Reality or perception is irrelevant.
warwickland wrote:
Thu Jul 13, 2017 9:42 am
just some observations from living in the city for years (i now live all the way out in university city and also had a stint in maplewood). I lived many years (6-7) in the southern part of TGS, before that Debaliviere Place most recently Dogtown. I NEVER ONCE had a crime that directly affected me (car break in, burglary, robbery, etc), maybe i'm just lucky...or cautious (i barricaded my basement door with steel beams against daytime kick-ins when that was a big problem in TGS, etc etc etc).

I have had more problems in the county, where i HAVE had my car broken into (not u-city). the crime issue is a funny one in st. louis.

what i really didn't like was when i would call the non-emergency line and report things like REALLY CLOSE gunshots, or open air drug dealing as I was watching it on the phone from my living room (i'm talking a crew on the corner EVERY DAY ALL DAY CAR AFTER CAR), i was blown off by the operator, or got no response by the PD. I ended up bothering the landlord and a social worker enough (there was a child and a mother involved) that the drug dealing parties simply took their operation right across chippewa to dutchtown around amberg park (and flip us the finger, yell at us, make a hand gun gesture as they still walked back and forth between neighborhoods across chippewa) and the whole thing made us feel like we had to deal with things like this on our own which was b.s....

Live all the way out in UCity now... didya buy Alex Ihnen's farm house?

did you live in the TGS Wedge? fwiw, I think some solid things are happening down there past 12-24 months... the CDC is doing some work there and it also seems things are getting better crossing Chippewa into Amberg Park in Dutchtown... both in the park itself as well as some of the apartment buildings on Gustine; and great diversity down there ...passing through the other night noticed Nepalese, Somali,, white, black... Puerto Rican,, everybody just a freakin. (ok, made that last Prince part up.) .
olvidarte wrote:
Wed Jul 12, 2017 3:59 pm
In TGS folks seem to have become accustomed and desensitized to crime. No exaggeration, we literally have residents who have their cars and garages broken into and won't call the cops because they think the person who stole from them must be poor and must have needed to do it.
I would say this is attitude is pervasive other neighborhoods around TGP as well.

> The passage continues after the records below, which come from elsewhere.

# Byshx/Poccala

Hardware: AMD Instinct MI355X
Metric: frames/sec GMM-score+fwd-bwd, 39-d MFCC, 2048-mix (higher is better)
Workload: dtype f32-class (f16x2 split operands, f32 accumulate; f64 dynamic programming)

## Files before the change

poccala_amd/csrc/gmm_score_split.hip:

```cpp
#include <stdlib.h>

#include "pcl_internal.h"

namespace {

#ifndef PCL_SPLIT_WG
#define PCL_SPLIT_WG 256
#endif
constexpr int WG = PCL_SPLIT_WG;
typedef float f16v __attribute__((ext_vector_type(16)));

#ifndef PCL_SPLIT16_NT
#define PCL_SPLIT16_NT 2
#endif
#ifndef PCL_SPLIT16_MINW
#define PCL_SPLIT16_MINW 3
#endif
#ifndef PCL_SPLIT16_MTS
#define PCL_SPLIT16_MTS 1
#endif
typedef _Float16 h8v __attribute__((ext_vector_type(8)));

template <int D, int NT>
__global__ __launch_bounds__(WG, PCL_SPLIT16_MINW * 256 / WG > 0 ? PCL_SPLIT16_MINW * 256 / WG : 1) void gmm_score_split16_kernel(
    const float *__restrict__ frames, const uint4 *__restrict__ pm, const float *__restrict__ fscale, const float *__restrict__ centers,
    int nmt_max, const ScoreTile *__restrict__ tiles, const ScoreSeg *__restrict__ segs, double *__restrict__ out,
    int *__restrict__ flags, const double *__restrict__ kzero, const int *__restrict__ n_on_pipe, const int *__restrict__ npt) {
    static_assert(D % 8 != 0, "the folded constants need a spare slot");
    constexpr int KS8 = (D + 7) / 8;
    constexpr int CH = 2 * KS8;
    constexpr int SC = D / 8, JC = D % 8;
    constexpr float FMAXH = 6.0e4f;
    const ScoreTile tile = tiles[blockIdx.x];
    const int lane = threadIdx.x & 63;
    const int wave = threadIdx.x >> 6;
    const int half = lane >> 5;
    const int col = lane & 31;
    if (tile.seg_lo >= tile.seg_hi) {
        if (threadIdx.x == 0) flags[blockIdx.x] = 0;
        return;
    }
    const int n_mtiles = npt[tile.state];
    __shared__ int s_ovf;
    if (threadIdx.x == 0) s_ovf = 0;
    __syncthreads();
    const int vend = segs[tile.seg_hi - 1].vstart + segs[tile.seg_hi - 1].len;
    const bool wave_active = tile.vstart + wave * NT * 32 < vend;
    if (n_mtiles == 0) {
        if (wave_active) {
            for (int c = 0; c < NT; ++c) {
                const int v = tile.vstart + (wave * NT + c) * 32 + col;
                if (v < vend && half == 0) {
                    int lo = tile.seg0;
                    const int hi = tile.seg_hi - 1;
                    while (lo < hi && segs[lo + 1].vstart <= v) ++lo;
                    const ScoreSeg sg = segs[lo];
                    out[sg.out0 + (long long)(v - sg.vstart) * sg.out_stride] = -INFINITY;
                }
            }
        }
        if (threadIdx.x == 0) flags[blockIdx.x] = 0;
        return;
    }

    h8v xb[NT][2][KS8];
    long long oidx[NT];
    bool valid[NT];
    const float *cen = centers + (size_t)tile.state * D;
    const float *fs = fscale + ((size_t)tile.state * 2 + half) * (KS8 * 8);
    bool ovf = false;
#pragma unroll
    for (int c = 0; c < NT; ++c) {
        int v = tile.vstart + (wave * NT + c) * 32 + col;
        valid[c] = v < vend;
        if (!valid[c]) v = tile.vstart;
        int lo = tile.seg0, hi = tile.seg_hi - 1;
        if (lo < hi && segs[lo + 1].vstart <= v) {
            ++lo;
            if (lo < hi && segs[lo + 1].vstart <= v) {
                ++lo;
                while (lo < hi) {
                    int mid = (lo + hi + 1) >> 1;
                    if (segs[mid].vstart <= v) lo = mid; else hi = mid - 1;
                }
            }
        }
        const ScoreSeg sg = segs[lo];
        const long long t = v - sg.vstart;
        const float *fp = frames + (sg.frame0 + t) * D;
#pragma unroll
        for (int s = 0; s < KS8; ++s)
#pragma unroll
            for (int j = 0; j < 8; ++j) {
                const int d = 8 * s + j;
                float val = 0.f;
                if (d < D) {
                    const float xc = fp[d] - cen[d];
                    val = (half ? xc : xc * xc) * fs[d];
                    ovf |= __builtin_fabsf(val) > FMAXH;
                    val = __builtin_fminf(__builtin_fmaxf(val, -FMAXH), FMAXH);
                }
                if (d == D) val = half ? 0.f : 1.f;
                const _Float16 h1 = (_Float16)val;
                xb[c][0][s][j] = h1;
                xb[c][1][s][j] = (_Float16)(val - (float)h1);
            }
        oidx[c] = sg.out0 + t * (long long)sg.out_stride;
    }
    if (__any(ovf) && lane == 0) s_ovf = 1;

    float sm[NT], ref[NT];
    bool inited[NT];
#pragma unroll
    for (int c = 0; c < NT; ++c) {
        sm[c] = 0.f;
        ref[c] = 0.f;
        inited[c] = false;
    }
    bool ref_ovf = false;

    constexpr int MTS = PCL_SPLIT16_MTS;
    __shared__ __attribute__((aligned(16))) uint4 abuf[2][MTS * CH * 64];
    const uint4 *pstate = pm + (size_t)tile.state * nmt_max * (CH * 64);
    const int wave_s = __builtin_amdgcn_readfirstlane(wave);
    auto dma = [&](int buf, int stage) {
        const uint4 *src = pstate + (size_t)stage * (MTS * CH * 64);
        const int nch = min(MTS, n_mtiles - stage * MTS) * CH;
        if constexpr (KS8 > 5) {
            for (int p = wave; p < nch; p += WG / 64)
                __builtin_amdgcn_global_load_lds((const __attribute__((address_space(1))) void *)(src + p * 64 + lane),
                                                 (__attribute__((address_space(3))) void *)&abuf[buf][p * 64], 16, 0, 0);
            return;
        }
#pragma unroll
        for (int i = 0; i < (MTS * CH + WG / 64 - 1) / (WG / 64); ++i) {
            const int p = wave_s + i * (WG / 64);
            if (p < nch)
                __builtin_amdgcn_global_load_lds((const __attribute__((address_space(1))) void *)(src + p * 64 + lane),
                                                 (__attribute__((address_space(3))) void *)&abuf[buf][p * 64], 16, 0, 0);
        }
    };

#ifdef PCL_SPLIT_STAMPS
    unsigned long long st_acc[4] = {0, 0, 0, 0}, st_t = 0;
#define SSTAMP(k) { const unsigned long long t_ = __builtin_amdgcn_s_memtime(); st_acc[k] += t_ - st_t; st_t = t_; }
#else
#define SSTAMP(k)
#endif
    auto process = [&](int mt) {
        const uint4 *ab = &abuf[(mt / MTS) & 1][(mt % MTS) * (CH * 64)];
        f16v acc[NT];
#pragma unroll
        for (int c = 0; c < NT; ++c)
#pragma unroll
            for (int r = 0; r < 16; ++r) acc[c][r] = 0.f;
        auto frag = [&](int pa, int s) { return *reinterpret_cast<const h8v *>(&ab[(pa * KS8 + s) * 64 + lane]); };
        auto mfma = [&](const h8v &a, int c, int pb, int s) { acc[c] = __builtin_amdgcn_mfma_f32_32x32x16_f16(a, xb[c][pb][s], acc[c], 0, 0, 0); };
        float es[8], eh, snew[NT];
        auto lse_op = [&](int c, int k) {
            if (k < 24) {
                const int r = k / 3;
                if (k % 3 == 0) es[r] = __builtin_amdgcn_exp2f(acc[c][r]);
                else if (k % 3 == 1) eh = __builtin_amdgcn_exp2f(acc[c][r + 8]);
                else es[r] += eh;
            } else if (k < 28) es[k - 24] += es[k - 24 + 4];
            else if (k < 30) es[k - 28] += es[k - 28 + 2];
            else if (k == 30) es[0] += es[1];
            else snew[c] = sm[c] + es[0];
        };
        if constexpr (KS8 <= 5) {
            h8v af[2 * KS8];
            auto rd = [&](int f) { af[f] = frag(f < KS8 ? 1 : 0, f % KS8); };
            constexpr int LATE = KS8 > 2 ? 2 : 0;
            rd(0);
            rd(1);
            __builtin_amdgcn_sched_barrier(0);
#ifdef PCL_SPLIT_PRIO
            __builtin_amdgcn_s_setprio(1);
#endif
#pragma unroll
            for (int s = 0; s < KS8; ++s) {
#pragma unroll
                for (int c = 0; c < NT; ++c) {
                    mfma(af[s], c, 0, s);
                    if (s == 0 && c == 0) {
                        __builtin_amdgcn_sched_barrier(0);
#pragma unroll
                        for (int f = 2; f < 2 * KS8 - LATE; ++f) rd(f);
                    }
                }
                if (s == 2) {
#pragma unroll
                    for (int f = 2 * KS8 - LATE; f < 2 * KS8; ++f) rd(f);
                }
                __builtin_amdgcn_sched_barrier(0);
            }
#pragma unroll
            for (int c = 0; c < NT; ++c) {
                int k = 0;
#pragma unroll
                for (int g = 0; g < 2 * KS8; ++g) {
                    mfma(af[KS8 + g % KS8], c, g < KS8 ? 1 : 0, g % KS8);
                    if (c == 0) __builtin_amdgcn_sched_barrier(0);
#ifndef PCL_DIAG_NOLSE
                    if (c > 0) {
#pragma unroll
                        for (int q = 0; q < 3 && k < 32; ++q, ++k) lse_op(c - 1, k);
                        __builtin_amdgcn_sched_barrier(0);
                    }
#endif
                }
#ifndef PCL_DIAG_NOLSE
                if (c > 0) {
#pragma unroll
                    for (; k < 32; ++k) lse_op(c - 1, k);
                }
#endif
                __builtin_amdgcn_sched_barrier(0);
            }
        } else {
            auto pass = [&](int pa, int pb) {
#pragma unroll
                for (int s = 0; s < KS8; ++s) {
                    const h8v a = frag(pa, s);
#pragma unroll
                    for (int c = 0; c < NT; ++c) mfma(a, c, pb, s);
                }
            };
            pass(1, 0);
            pass(0, 1);
            pass(0, 0);
#ifndef PCL_DIAG_NOLSE
#pragma unroll
            for (int c = 0; c + 1 < NT; ++c)
#pragma unroll
                for (int k = 0; k < 32; ++k) lse_op(c, k);
#endif
        }
#ifndef PCL_DIAG_NOLSE
#pragma unroll
        for (int k = 0; k < 32; ++k) lse_op(NT - 1, k);
#endif
        SSTAMP(1)
#ifdef PCL_SPLIT_PRIO
        __builtin_amdgcn_s_setprio(0);
#endif
#ifdef PCL_DIAG_NOLSE
#pragma unroll
        for (int c = 0; c < NT; ++c) sm[c] += acc[c][0] + acc[c][15];
        return;
#endif
#pragma unroll
        for (int c = 0; c < NT; ++c) {
            if (__any(!inited[c]) | __any(!(snew[c] < 3.0e38f))) {
                float gm = acc[c][0];
#pragma unroll
                for (int r = 1; r < 16; ++r) gm = __builtin_fmaxf(gm, acc[c][r]);
                const float gp = __builtin_fmaxf(gm, __shfl_xor(gm, 32, 64));
                float s = sm[c];
                const bool first = !inited[c];
                if ((first || gp > 0.f) && gp > -5.0e4f) {
                    const _Float16 r1 = (_Float16)__builtin_fminf(__builtin_fmaxf(-(ref[c] + gp), -FMAXH), FMAXH);
                    const float nref = -(float)r1, dl = nref - ref[c];
                    ref_ovf |= __builtin_fabsf(nref) > 5.0e4f;
#ifdef PCL_LSE_FLUSH_REPRO
                    s = first ? 0.f : s * __builtin_amdgcn_exp2f(-dl);
#else
                    const float hs = __builtin_amdgcn_exp2f(-0.5f * dl);
                    s = first ? 0.f : (s * hs) * hs;
#endif
                    inited[c] = true;
#pragma unroll
                    for (int r = 0; r < 16; ++r) acc[c][r] -= dl;
                    ref[c] = nref;
                    if (half) xb[c][0][SC][JC] = r1;
                }
#pragma unroll
                for (int r = 0; r < 16; ++r) s += __builtin_amdgcn_exp2f(acc[c][r]);
                sm[c] = s;
            } else {
                sm[c] = snew[c];
            }
        }
        SSTAMP(2)
    };
    const int n_stages = (n_mtiles + MTS - 1) / MTS;
    dma(0, 0);
#ifdef PCL_SPLIT_STAMPS
    st_t = __builtin_amdgcn_s_memtime();
#endif
    for (int st = 0; st < n_stages; ++st) {
        asm volatile("s_waitcnt vmcnt(0)" ::: "memory");
        SSTAMP(3)
        __syncthreads();
        SSTAMP(0)
        if (st == 0 && threadIdx.x == 0) flags[blockIdx.x] = s_ovf;
        if (st + 1 < n_stages) dma((st + 1) & 1, st + 1);
        if (wave_active) {
            const int mend = min(n_mtiles, (st + 1) * MTS);
            for (int mt = st * MTS; mt < mend; ++mt) process(mt);
        }
    }
#ifdef PCL_SPLIT_STAMPS
    if (blockIdx.x == 800 && lane == 0)
        printf("wave %d: per m-tile: dma-wait %llu  barrier %llu  dma-issue+lds+mfma %llu  lse %llu (memtime ticks)\n", wave,
               st_acc[3] / n_mtiles, st_acc[0] / n_mtiles, st_acc[1] / n_mtiles, st_acc[2] / n_mtiles);
#endif
    constexpr double LN2 = 0.693147180559945309417232121458;
    const double k0 = kzero[tile.state];
    if (wave_active && n_on_pipe[tile.state] > 0) {
#pragma unroll
        for (int c = 0; c < NT; ++c) ref_ovf |= !inited[c];
    }
#pragma unroll
    for (int c = 0; c < NT; ++c) {
        const double S = (double)sm[c] + (double)__shfl_xor(sm[c], 32, 64);
        if (valid[c] && half == 0) out[oidx[c]] = (S > 0) ? LN2 * ((double)ref[c] + k0 + ::log2(S)) : -INFINITY;
    }
    if (__any(ref_ovf) && lane == 0) s_ovf = 1;
    __syncthreads();
    if (threadIdx.x == 0 && s_ovf) flags[blockIdx.x] = 1;
}

template <int D>
void launch16_t(pcl_ctx *ctx, pcl_batch *b, const ScoreTile *tiles, int n_tiles) {
    constexpr size_t static_lds = 2 * (size_t)(2 * ((D + 7) / 8)) * 64 * 16;
    const size_t pad = (ctx->score_wgs_per_cu == 2 && static_lds < (56u << 10)) ? (56u << 10) - static_lds : 0;
    hipLaunchKernelGGL((gmm_score_split16_kernel<D, PCL_SPLIT16_NT>), dim3(n_tiles), dim3(WG), pad, ctx->stream, ctx->frames32,
                       reinterpret_cast<const uint4 *>(ctx->pm16f.p), ctx->fscale, ctx->centers32, ctx->Mpad32 / 32, tiles, b->d_segs,
                       b->Bt, b->d_tile_flags, ctx->kzero, ctx->d_non, ctx->d_npt);
}

}

int pcl_score_split16_tile_frames() { return WG / 64 * PCL_SPLIT16_NT * 32; }

int pcl_launch_score_split16(pcl_ctx *ctx, pcl_batch *b, const ScoreTile *tiles, int n_tiles) {
    if (n_tiles == 0) return PCL_OK;
    pcl_timer_begin(ctx, "score");
    switch (ctx->D) {
#define CASE(DD) case DD: launch16_t<DD>(ctx, b, tiles, n_tiles); break;
        PCL_MFMA_DIMS(CASE)
#undef CASE
        default: PCL_FAIL(ctx, PCL_ERR_INVALID, "internal: no split-f16 scoring kernel for D=%d", ctx->D);
    }
    pcl_timer_end(ctx, "score");
    HIPCHK(ctx, hipGetLastError());
    return PCL_OK;
}
```

Before: 21.64 million.

## Generalize LDS double buffer into configurable ring with partial vmcnt waits

Replaces the fixed two-buffer LDS prefetch of Gaussian parameter tiles with a templated ring of R stages. When R>2 it waits only on older loads via partial vmcnt counts and uses a raw barrier. It also raises the default number of m-tiles per stage from one to two, halving barriers per tile at the cost of more LDS per workgroup. Static asserts check that the ring still fits three workgroups per CU.

```diff
diff --git a/poccala_amd/csrc/gmm_score_split.hip b/poccala_amd/csrc/gmm_score_split.hip
--- a/poccala_amd/csrc/gmm_score_split.hip
+++ b/poccala_amd/csrc/gmm_score_split.hip
@@ -16,10 +16,31 @@
 #ifndef PCL_SPLIT16_MINW
 #define PCL_SPLIT16_MINW 3
 #endif
+#ifndef PCL_SPLIT16_RING
+#define PCL_SPLIT16_RING 2
+#endif
 #ifndef PCL_SPLIT16_MTS
-#define PCL_SPLIT16_MTS 1
+#define PCL_SPLIT16_MTS 2
 #endif
 typedef _Float16 h8v __attribute__((ext_vector_type(8)));
+
+template <int D>
+struct Ring {
+    static constexpr int KS8 = (D + 7) / 8;
+    static constexpr int R = KS8 > 5 ? 2 : PCL_SPLIT16_RING;
+    static constexpr int MTS = KS8 > 5 ? 1 : PCL_SPLIT16_MTS;
+    static constexpr int STAGE_CH = MTS * 2 * KS8;
+    static constexpr size_t LDS = (size_t)R * STAGE_CH * 64 * 16 + 16;
+    static_assert(R >= 2 && MTS >= 1, "a ring has at least two stages");
+    static_assert(3 * LDS <= (160u << 10), "three workgroups per CU: the ring does not fit a third of the 160 KB of LDS");
+    static_assert(LDS <= (56u << 10), "pcl_score_occupancy(ctx, 2) pads a workgroup to 56 KB");
+};
+
+template <int N>
+__device__ __forceinline__ void wait_vmcnt() {
+    static_assert(N >= 0 && N < 64, "vmcnt is a 6-bit counter");
+    asm volatile("s_waitcnt vmcnt(%0)" ::"n"(N) : "memory");
+}
 
 template <int D, int NT>
 __global__ __launch_bounds__(WG, PCL_SPLIT16_MINW * 256 / WG > 0 ? PCL_SPLIT16_MINW * 256 / WG : 1) void gmm_score_split16_kernel(
@@ -119,8 +140,8 @@
     }
     bool ref_ovf = false;
 
-    constexpr int MTS = PCL_SPLIT16_MTS;
-    __shared__ __attribute__((aligned(16))) uint4 abuf[2][MTS * CH * 64];
+    constexpr int R = Ring<D>::R, MTS = Ring<D>::MTS;
+    __shared__ __attribute__((aligned(16))) uint4 abuf[R][MTS * CH * 64];
     const uint4 *pstate = pm + (size_t)tile.state * nmt_max * (CH * 64);
     const int wave_s = __builtin_amdgcn_readfirstlane(wave);
     auto dma = [&](int buf, int stage) {
@@ -135,9 +156,15 @@
 #pragma unroll
         for (int i = 0; i < (MTS * CH + WG / 64 - 1) / (WG / 64); ++i) {
             const int p = wave_s + i * (WG / 64);
-            if (p < nch)
+            if (p >= nch) continue;
+            if constexpr (R == 2) {
                 __builtin_amdgcn_global_load_lds((const __attribute__((address_space(1))) void *)(src + p * 64 + lane),
                                                  (__attribute__((address_space(3))) void *)&abuf[buf][p * 64], 16, 0, 0);
+            } else {
+                const unsigned lds = (unsigned)(size_t)(__attribute__((address_space(3))) char *)&abuf[buf][p * 64];
+                asm volatile("s_mov_b32 m0, %0\n\ts_nop 0\n\tglobal_load_lds_dwordx4 %1, off"
+                             :: "s"(lds), "v"(src + p * 64 + lane) : "memory");
+            }
         }
     };
 
@@ -148,7 +175,7 @@
 #define SSTAMP(k)
 #endif
     auto process = [&](int mt) {
-        const uint4 *ab = &abuf[(mt / MTS) & 1][(mt % MTS) * (CH * 64)];
+        const uint4 *ab = &abuf[(unsigned)(mt / MTS) % R][(mt % MTS) * (CH * 64)];
         f16v acc[NT];
 #pragma unroll
         for (int c = 0; c < NT; ++c)
@@ -286,16 +313,30 @@
     };
     const int n_stages = (n_mtiles + MTS - 1) / MTS;
     dma(0, 0);
+#pragma unroll
+    for (int s = 1; s < R - 1; ++s)
+        if (s < n_stages) dma(s, s);
 #ifdef PCL_SPLIT_STAMPS
     st_t = __builtin_amdgcn_s_memtime();
 #endif
+    constexpr int NW = WG / 64, YLO = (R - 2) * ((MTS * CH) / NW), YHI = (R - 2) * ((MTS * CH) / NW + 1);
     for (int st = 0; st < n_stages; ++st) {
-        asm volatile("s_waitcnt vmcnt(0)" ::: "memory");
+        if (R > 2 && (st + R - 1) * MTS <= n_mtiles) {
+            if (wave_s < (MTS * CH) % NW) wait_vmcnt<YHI>(); else wait_vmcnt<YLO>();
+        } else {
+            wait_vmcnt<0>();
+        }
         SSTAMP(3)
-        __syncthreads();
+        if constexpr (R == 2) {
+            __syncthreads();
+        } else {
+            asm volatile("s_waitcnt lgkmcnt(0)" ::: "memory");
+            __builtin_amdgcn_s_barrier();
+            asm volatile("" ::: "memory");
+        }
         SSTAMP(0)
         if (st == 0 && threadIdx.x == 0) flags[blockIdx.x] = s_ovf;
-        if (st + 1 < n_stages) dma((st + 1) & 1, st + 1);
+        if (st + R - 1 < n_stages) dma((unsigned)(st + R - 1) % R, st + R - 1);
         if (wave_active) {
             const int mend = min(n_mtiles, (st + 1) * MTS);
             for (int mt = st * MTS; mt < mend; ++mt) process(mt);
@@ -324,7 +365,7 @@
 
 template <int D>
 void launch16_t(pcl_ctx *ctx, pcl_batch *b, const ScoreTile *tiles, int n_tiles) {
-    constexpr size_t static_lds = 2 * (size_t)(2 * ((D + 7) / 8)) * 64 * 16;
+    constexpr size_t static_lds = Ring<D>::LDS;
     const size_t pad = (ctx->score_wgs_per_cu == 2 && static_lds < (56u << 10)) ? (56u << 10) - static_lds : 0;
     hipLaunchKernelGGL((gmm_score_split16_kernel<D, PCL_SPLIT16_NT>), dim3(n_tiles), dim3(WG), pad, ctx->stream, ctx->frames32,
                        reinterpret_cast<const uint4 *>(ctx->pm16f.p), ctx->fscale, ctx->centers32, ctx->Mpad32 / 32, tiles, b->d_segs,
```

After: 22.37 million (median of 6 runs). 1.03x the previous value.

I've noticed many instances where someone mentions on social media they called the cops, or ask if they should call the non-emergency number, for something they see that is completely illegal, and the person that asks that questions or who called the police is publicly shamed on social media for getting the police involved.

I read those posts and wonder how crime is supposed to get better if people on the south side continue to basically excuse it. It's like if shots weren't involved, don't call the cops.

I realize the crime problem is going to take all sorts of approaches, and the PD doesn't need to be involved in everything, but we still need the PD and we have to report what we see.

There is this bizarre acceptance of illegal behavior.

Wow! This is just stupid.

Here in U City (one of the most diverse areas of St. Louis) we encourage everyone to report ALL criminal activity. We use social media to alert our neighbors to vandalism, auto break-ins, strangers lurking around houses, etc. The police ask us to report things such as suspicious vehicles and inappropriate behaviors, because this helps helps them build a database which can be used to provide "probable cause". That allows them to legally stop and check on known trouble-makers.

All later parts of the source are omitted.